Kirimkan Kebaikan dan Doa untuk Leluhur Lewat Pergelaran Wayang Potehi
Pertunjukan wayang potehi digelar di Kelenteng Hok Tek Bio Purbalingga. Selain untuk pelestarian budaya, wayang ini digelar untuk mengirimkan doa bagi leluhur.
Oleh
WILIBRORDUS MEGANDIKA WICAKSONO
·2 menit baca
PURBALINGGA, KOMPAS — Kelenteng Hok Tek Bio Purbalingga menggelar pertunjukkan wayang potehi selama 10 hari sejak Kamis (23/2/2023) hingga Sabtu (4/3). Pergelaran wayang ini bertujuan sebagai ruwatan dan mengirimkan kebaikan serta doa bagi leluhur, sekaligus memohon keberkahan.

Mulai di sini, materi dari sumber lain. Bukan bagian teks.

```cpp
__device__ __forceinline__ int32_t trace_lane_addr(int32_t p) {
    return (p < 0 ? 0 : p) << 2;
}
__device__ __forceinline__ int32_t trace_square(int32_t p) {
    const int32_t got = __builtin_amdgcn_ds_bpermute(trace_lane_addr(p), p);
    return p < 0 ? p : got;
}
template <int K>
__device__ __forceinline__ uint64_t trace_hops(uint32_t prev, int32_t& qq) {
    static_assert(K >= 0 && K <= 3, "strides of 1, 2, 4, 8 tokens");
    if constexpr (K == 0) {
        uint64_t ends = 0;
        while (qq >= 0) {
            asm("s_bitset1_b64 %0, %1" : "+s"(ends) : "s"(qq));
            qq = (int32_t)readlane_u32(prev, (uint32_t)qq);
        }
        return ends;
    } else {
        int32_t p[K + 1];
        p[0] = (int32_t)prev;
#pragma unroll
        for (int k = 1; k <= K; ++k) p[k] = trace_square(p[k - 1]);
        uint64_t visited = 0;
        while (qq >= 0) {
            asm("s_bitset1_b64 %0, %1" : "+s"(visited) : "s"(qq));
            qq = (int32_t)readlane_u32((uint32_t)p[K], (uint32_t)qq);
        }
        uint64_t on = visited;
#pragma unroll
        for (int k = K - 1; k >= 0; --k) {
            const bool send = __builtin_amdgcn_inverse_ballot_w64(on) && p[k] >= 0;
            const int32_t got = __builtin_amdgcn_ds_permute(send ? trace_lane_addr(p[k]) : 63 << 2, 1);
            on |= __builtin_amdgcn_ballot_w64(got != 0) & ~(1ULL << 63);
        }
        return on;
    }
}

template <bool CARRY> struct TraceRingEntry { using type = uint2; };
template <> struct TraceRingEntry<true> { using type = uint4; };
template <uint32_t LM, bool PERM, bool STAMP, bool CARRY, int K, bool INPLACE = false>
__device__ __forceinline__ void trace_body(const EncodeParams& P, typename TraceRingEntry<CARRY>::type* ring, const TraceInPlace O = TraceInPlace{nullptr, nullptr}) {
    static_assert(LM == 16 || LM == 32, "token lengths of up to 16 or 32 bytes");
    constexpr uint32_t LMASK = LM - 1u;
    constexpr int NW = (int)LM / 4;
    const uint32_t lane = threadIdx.x & 63u;
    const uint32_t wpb = blockDim.x >> 6;
    const uint32_t n_waves = gridDim.x * wpb;
    const uint32_t wave_id = (uint32_t)__builtin_amdgcn_readfirstlane((int)(blockIdx.x * wpb + (threadIdx.x >> 6)));
    const uint4* __restrict__ table = reinterpret_cast<const uint4*>(P.tokhash);
    uint64_t seg[6] = {0, 0, 0, 0, 0, 0};
    uint64_t t_last = STAMP ? (uint64_t)__builtin_amdgcn_s_memtime() : 0;
    uint32_t iters = 0;
    const uint64_t n_rounds = (P.n_samples + n_waves - 1) / n_waves;
    constexpr uint32_t kNone = 0xFFFFFFFFu;
    auto sample_of_round = [&](uint64_t rnd) -> uint32_t {
        const uint64_t k = rnd * n_waves + ((rnd & 1u) ? (uint64_t)(n_waves - 1u - wave_id) : (uint64_t)wave_id);
        return (rnd < n_rounds && k < P.n_samples) ? P.order[k] : kNone;
    };
    struct MetaRaw {
        uint64_t beg, end;
        uint32_t reach;
        uint64_t out_end;
        uint32_t count;
    };
    struct Meta {
        uint32_t s;
        uint64_t beg;
        uint32_t n, reach_n;
        uint64_t out_end;
        uint32_t count;
    };
    auto meta_request = [&](uint32_t smp) -> MetaRaw {
        MetaRaw r{0, 0, 1u, 0, 0u};
        if (smp != kNone) {
            r.beg = P.offs[smp];
            r.end = P.offs[smp + 1];
            r.reach = P.status[smp];
            if constexpr (INPLACE) {
                r.out_end = O.out_offs[smp + 1];
                r.count = P.counts[smp];
            }
        }
        return r;
    };
    auto meta_read = [&](uint32_t smp, const MetaRaw& r) -> Meta {
        Meta mt{smp, 0, 0, 1u, 0, 0u};
        if (smp != kNone) {
            mt.beg = first_u64(r.beg);
            mt.n = (uint32_t)(first_u64(r.end) - mt.beg);
            mt.reach_n = (mt.n == 0) ? 1u : (uint32_t)__builtin_amdgcn_readfirstlane((int)r.reach);
            if constexpr (INPLACE) {
                mt.out_end = first_u64(r.out_end);
                mt.count = (uint32_t)__builtin_amdgcn_readfirstlane((int)r.count);
            }
        }
        return mt;
    };
    auto first_window = [&](const Meta& mt) -> uint32_t {
        if (mt.s == kNone || mt.n == 0 || !mt.reach_n || (P.flags & 4u)) return 0u;
        const uint8_t* __restrict__ bpn = P.bp8 + bp8_base(mt.beg, mt.s);
        const uint32_t wq0 = (mt.n - 1u) & ~63u;
        return (wq0 + lane < mt.n) ? (uint32_t)bpn[PERM ? bp8_perm(wq0 + lane) : wq0 + lane] : 0u;
    };
    uint32_t head = 0, fill = 0;
    uint64_t flush_beg = 0, flush_out_top = 0;
    auto lookup = [&](uint32_t m) {
        if (lane < m && !(P.flags & 16u)) {
            const auto e = ring[(head + lane) & (kTraceRing - 1u)];
            uint32_t len;
            uint64_t end, out;
            if constexpr (CARRY) {
                len = e.y >> 16;
                end = ((uint64_t)(e.y & 0xFFFFu) << 32) | e.x;
                out = ((uint64_t)e.w << 32) | e.z;
            } else {
                len = e.y;
                end = flush_beg + e.x;
                out = flush_out_top - 1u - lane;
            }
            struct __attribute__((packed, aligned(1))) Bytes16 { uint32_t w[4]; };
            const Bytes16* __restrict__ src = reinterpret_cast<const Bytes16*>(P.text + (end - len));
            uint32_t b[8] = {0, 0, 0, 0, 0, 0, 0, 0};
#pragma unroll
            for (int j = 0; j < NW; j += 4) {
                const Bytes16 raw = src[j / 4];
#pragma unroll
                for (int i = 0; i < 4; ++i) {
                    const uint32_t nb = len > 4u * (j + i) ? len - 4u * (j + i) : 0u;
                    b[j + i] = nb >= 4u ? raw.w[i] : (raw.w[i] & ((1u << (8u * nb)) - 1u));
                }
            }
            const uint64_t hk = LM == 16 ? tok_hash64_dev(b[0], b[1], b[2], b[3], len, P.tokhash_seed)
                                         : tok_hash64_long_dev(b, len, P.tokhash_seed);
            uint32_t slot = (uint32_t)hk & P.tokhash_mask;
            uint32_t id = 0;
            bool found = false;
            for (uint32_t probe = 0; probe <= P.tokhash_mask && !found; ++probe) {
                const uint4 t = load_rec(table, slot);
                if (t.w == 0u) break;
                if (t.x == (uint32_t)hk && t.y == (uint32_t)(hk >> 32)) {
                    id = t.z;
                    found = true;
                }
                slot = (slot + 1u) & P.tokhash_mask;
            }
            if (!found) atomicMin(P.err_sample, (unsigned long long)((end - len) & ((1ULL << 62) - 1ULL)) | (1ULL << 62));
            if constexpr (INPLACE) O.ids[out] = id;
            else P.tmp[out] = id;
        }
        if constexpr (!CARRY) flush_out_top -= m;
        head = (head + m) & (kTraceRing - 1u);
        fill -= m;
    };
    Meta cur;
    {
        const uint32_t s0 = (uint32_t)__builtin_amdgcn_readfirstlane((int)sample_of_round(0));
        cur = meta_read(s0, meta_request(s0));
    }
    uint32_t s_next_raw = sample_of_round(1);
    uint32_t h_first = first_window(cur);
    for (uint64_t rnd = 0; rnd < n_rounds; ++rnd) {
        const uint32_t s_next = (uint32_t)__builtin_amdgcn_readfirstlane((int)s_next_raw);
        const uint32_t s_after_raw = sample_of_round(rnd + 2);
        const MetaRaw nxt_raw = meta_request(s_next);
        const uint32_t s = cur.s;
        const uint64_t beg = cur.beg;
        const uint32_t n = cur.n;
        const uint32_t reach_n = cur.reach_n;
        const bool have = s != kNone;
        const uint8_t* __restrict__ bp = P.bp8 + (have ? bp8_base(beg, s) : 0);
        uint32_t total = INPLACE ? cur.count : 0u;
        uint64_t out_top = INPLACE ? cur.out_end : beg + n;
        flush_beg = beg;
        flush_out_top = out_top;
        int64_t q = (have && reach_n) ? (int64_t)n - 1 : (int64_t)-1;
        if (P.flags & 4u) q = -1;

        uint32_t h_cur = h_first;
        TGX_TRACE_STAMP(0)
        while (q >= 0) {
            iters++;
            const uint32_t wq = (uint32_t)q & ~63u;
            const uint32_t idx = wq + lane;
            const uint32_t h = h_cur;
            uint32_t prev = lane - ((h & LMASK) + 1u);
            asm volatile("" : "+v"(prev) : : "memory");
            uint32_t h_next = 0;
            if (wq >= 64u) h_next = (uint32_t)bp[PERM ? bp8_perm(wq - 64u + lane) : wq - 64u + lane];
            TGX_TRACE_STAMP(1)
            int32_t qq = (int32_t)((uint32_t)q - wq);
            uint64_t ends = trace_hops<K>(prev, qq);
            q = (int64_t)wq + qq;
            uint32_t cnt = (uint32_t)__popcll(ends);
            if constexpr (INPLACE) {
                const bool ov = cnt > total;
                ends = ov ? 0ULL : ends;
                cnt = ov ? 0u : cnt;
                q = ov ? (int64_t)-1 : q;
                total = ov ? 0xFFFFFFFFu : total;
            }
            TGX_TRACE_STAMP(2)
            if ((ends >> lane) & 1ULL) {
                const uint32_t below = __builtin_amdgcn_mbcnt_hi((uint32_t)(ends >> 32), __builtin_amdgcn_mbcnt_lo((uint32_t)ends, 0u));
                if constexpr (CARRY) {
                    const uint64_t end = beg + idx + 1u, out = out_top - 1u - (cnt - 1u - below);
                    ring[(head + fill + (cnt - 1u - below)) & (kTraceRing - 1u)] =
                        make_uint4((uint32_t)end, (uint32_t)(end >> 32) | (((h & LMASK) + 1u) << 16), (uint32_t)out, (uint32_t)(out >> 32));
                } else {
                    ring[(head + fill + (cnt - 1u - below)) & (kTraceRing - 1u)] = make_uint2(idx + 1u, (h & LMASK) + 1u);
                }
            }
            fill += cnt;
            if constexpr (INPLACE) total -= cnt;
            else total += cnt;
            out_top -= cnt;
            __builtin_amdgcn_wave_barrier();
            if (fill >= 64u) lookup(64u);
            TGX_TRACE_STAMP(3)
            h_cur = h_next;
        }
        const Meta nxt = meta_read(s_next, nxt_raw);
        h_first = first_window(nxt);
        if constexpr (!CARRY) {
            if (fill) lookup(fill);
        }
        if (have && lane == 0) {
            if constexpr (INPLACE) {
                if (total != 0u) atomicMin(P.err_sample, kErrCountMismatch | (unsigned long long)s);
            } else {
                P.counts[s] = total;
            }
            if (!reach_n) atomicMin(P.err_sample, (unsigned long long)s);
        }
        cur = nxt;
        s_next_raw = s_after_raw;
    }
    if (fill) lookup(fill);
    if (STAMP && lane == 0 && P.stamps) {
        unsigned long long* o = P.stamps + (size_t)wave_id * 8u;
        for (int i = 0; i < 5; ++i) o[i] = seg[i];
        o[5] = iters;
    }
}

}
```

Pelestarian kesenian tradisional dari Tiongkok ini pun butuh regenerasi.
”Wayang potehi kalau di Jawa sini seperti digunakan untuk ruwatan. Bagi kami, menanggap wayang ini seperti mengirim kebaikan untuk almarhum (saudara-saudari dalam keluarga), untuk didoakan, juga kalau memungkinkan untuk mengurangi dosanya,” kata Ketua Kelenteng Hok Tek Bio Purbalingga Mulyadi, Jumat (3/3) malam.
Kesenian dari Tiongkok ini, menurut dia, sudah mengalami akulturasi dengan masyarakat setempat. Hal itu tampak dari penuturan yang menggunakan bahasa Indonesia dan Jawa. Bahkan, pada pergelaran di Jumat malam, sang dalang melantunkan shalawat.
”Semua akhirnya akulturasi. Seperti di Purbalingga ini ada barongsai, pemilik dan pemainnya orang Jawa. Demikian juga di Indonesia ini ada dua grup wayang potehi, dalang dan pemainnya juga orang Jawa,” katanya.
Pertunjukan wayang potehi pada Jumat malam mengangkat lakon ”Sie Djin Koe Tjeng See”. ”Wayang potehi artinya wayang kantong. Bentuknya seperti kantong di baju emak-emak. Hari ini ceritanya Sie Djin Koe. Dia adalah jenderal perang Dinasti Tong yang menyerang ke wilayah barat karena ada tantangan,” kata Sutarto (61), dalang wayang potehi.
Sutarto yang menjadi dalang wayang potehi sejak 1982 juga menyampaikan, pelestarian kesenian ini butuh regenerasi. Di Purbalingga dan Banyumas, misalnya, tidak ada dalang wayang potehi, Sutarto dan timnya didatangkan dari Jombang, Jawa Timur.
”Ya, begitulah, regenerasi kurang. Sekarang zaman modern dan untuk generasi penerusnya agak kesulitan,” ujar Sutarto.
Selain Sutarto, di grupnya ada dua penabuh musik yang sudah lansia. Slamet sang peniup terompet berusia 75 tahun, sedangkan Cokro sang penabuh gong besar berusia 66 tahun.
”Kami berharap para pencinta wayang potehi bisa menanggap kesenian ini supaya kesenian ini tidak punah,” ucapnya.
Dalam pergelaran wayang yang berlangsung sejak pukul 19.30 hingga pukul 22.00, jumlah penonton yang hadir sekitar 15 orang. Pada awal pertunjukan, ada sejumlah anak yang melihat wayang ini, tetapi kemudian mereka lebih banyak berlari-larian di sekitar kelenteng. Bahkan, sejumlah remaja tampak duduk menikmati kudapan di sudut kantin kelenteng yang terletak cukup jauh dari aula.
Ari Wibowo (38), salah satu penggemar wayang potehi, menyampaikan, kesenian ini sudah jarang ditampilkan. Dulu, ia sering menonton acara ini ketika masa kecil di Parakan, Kabupaten Temanggung.
”Sekarang sudah jarang peminatnya. Inginnya kesenian tradisional Tionghoa ini bisa terus berjalan,” katanya.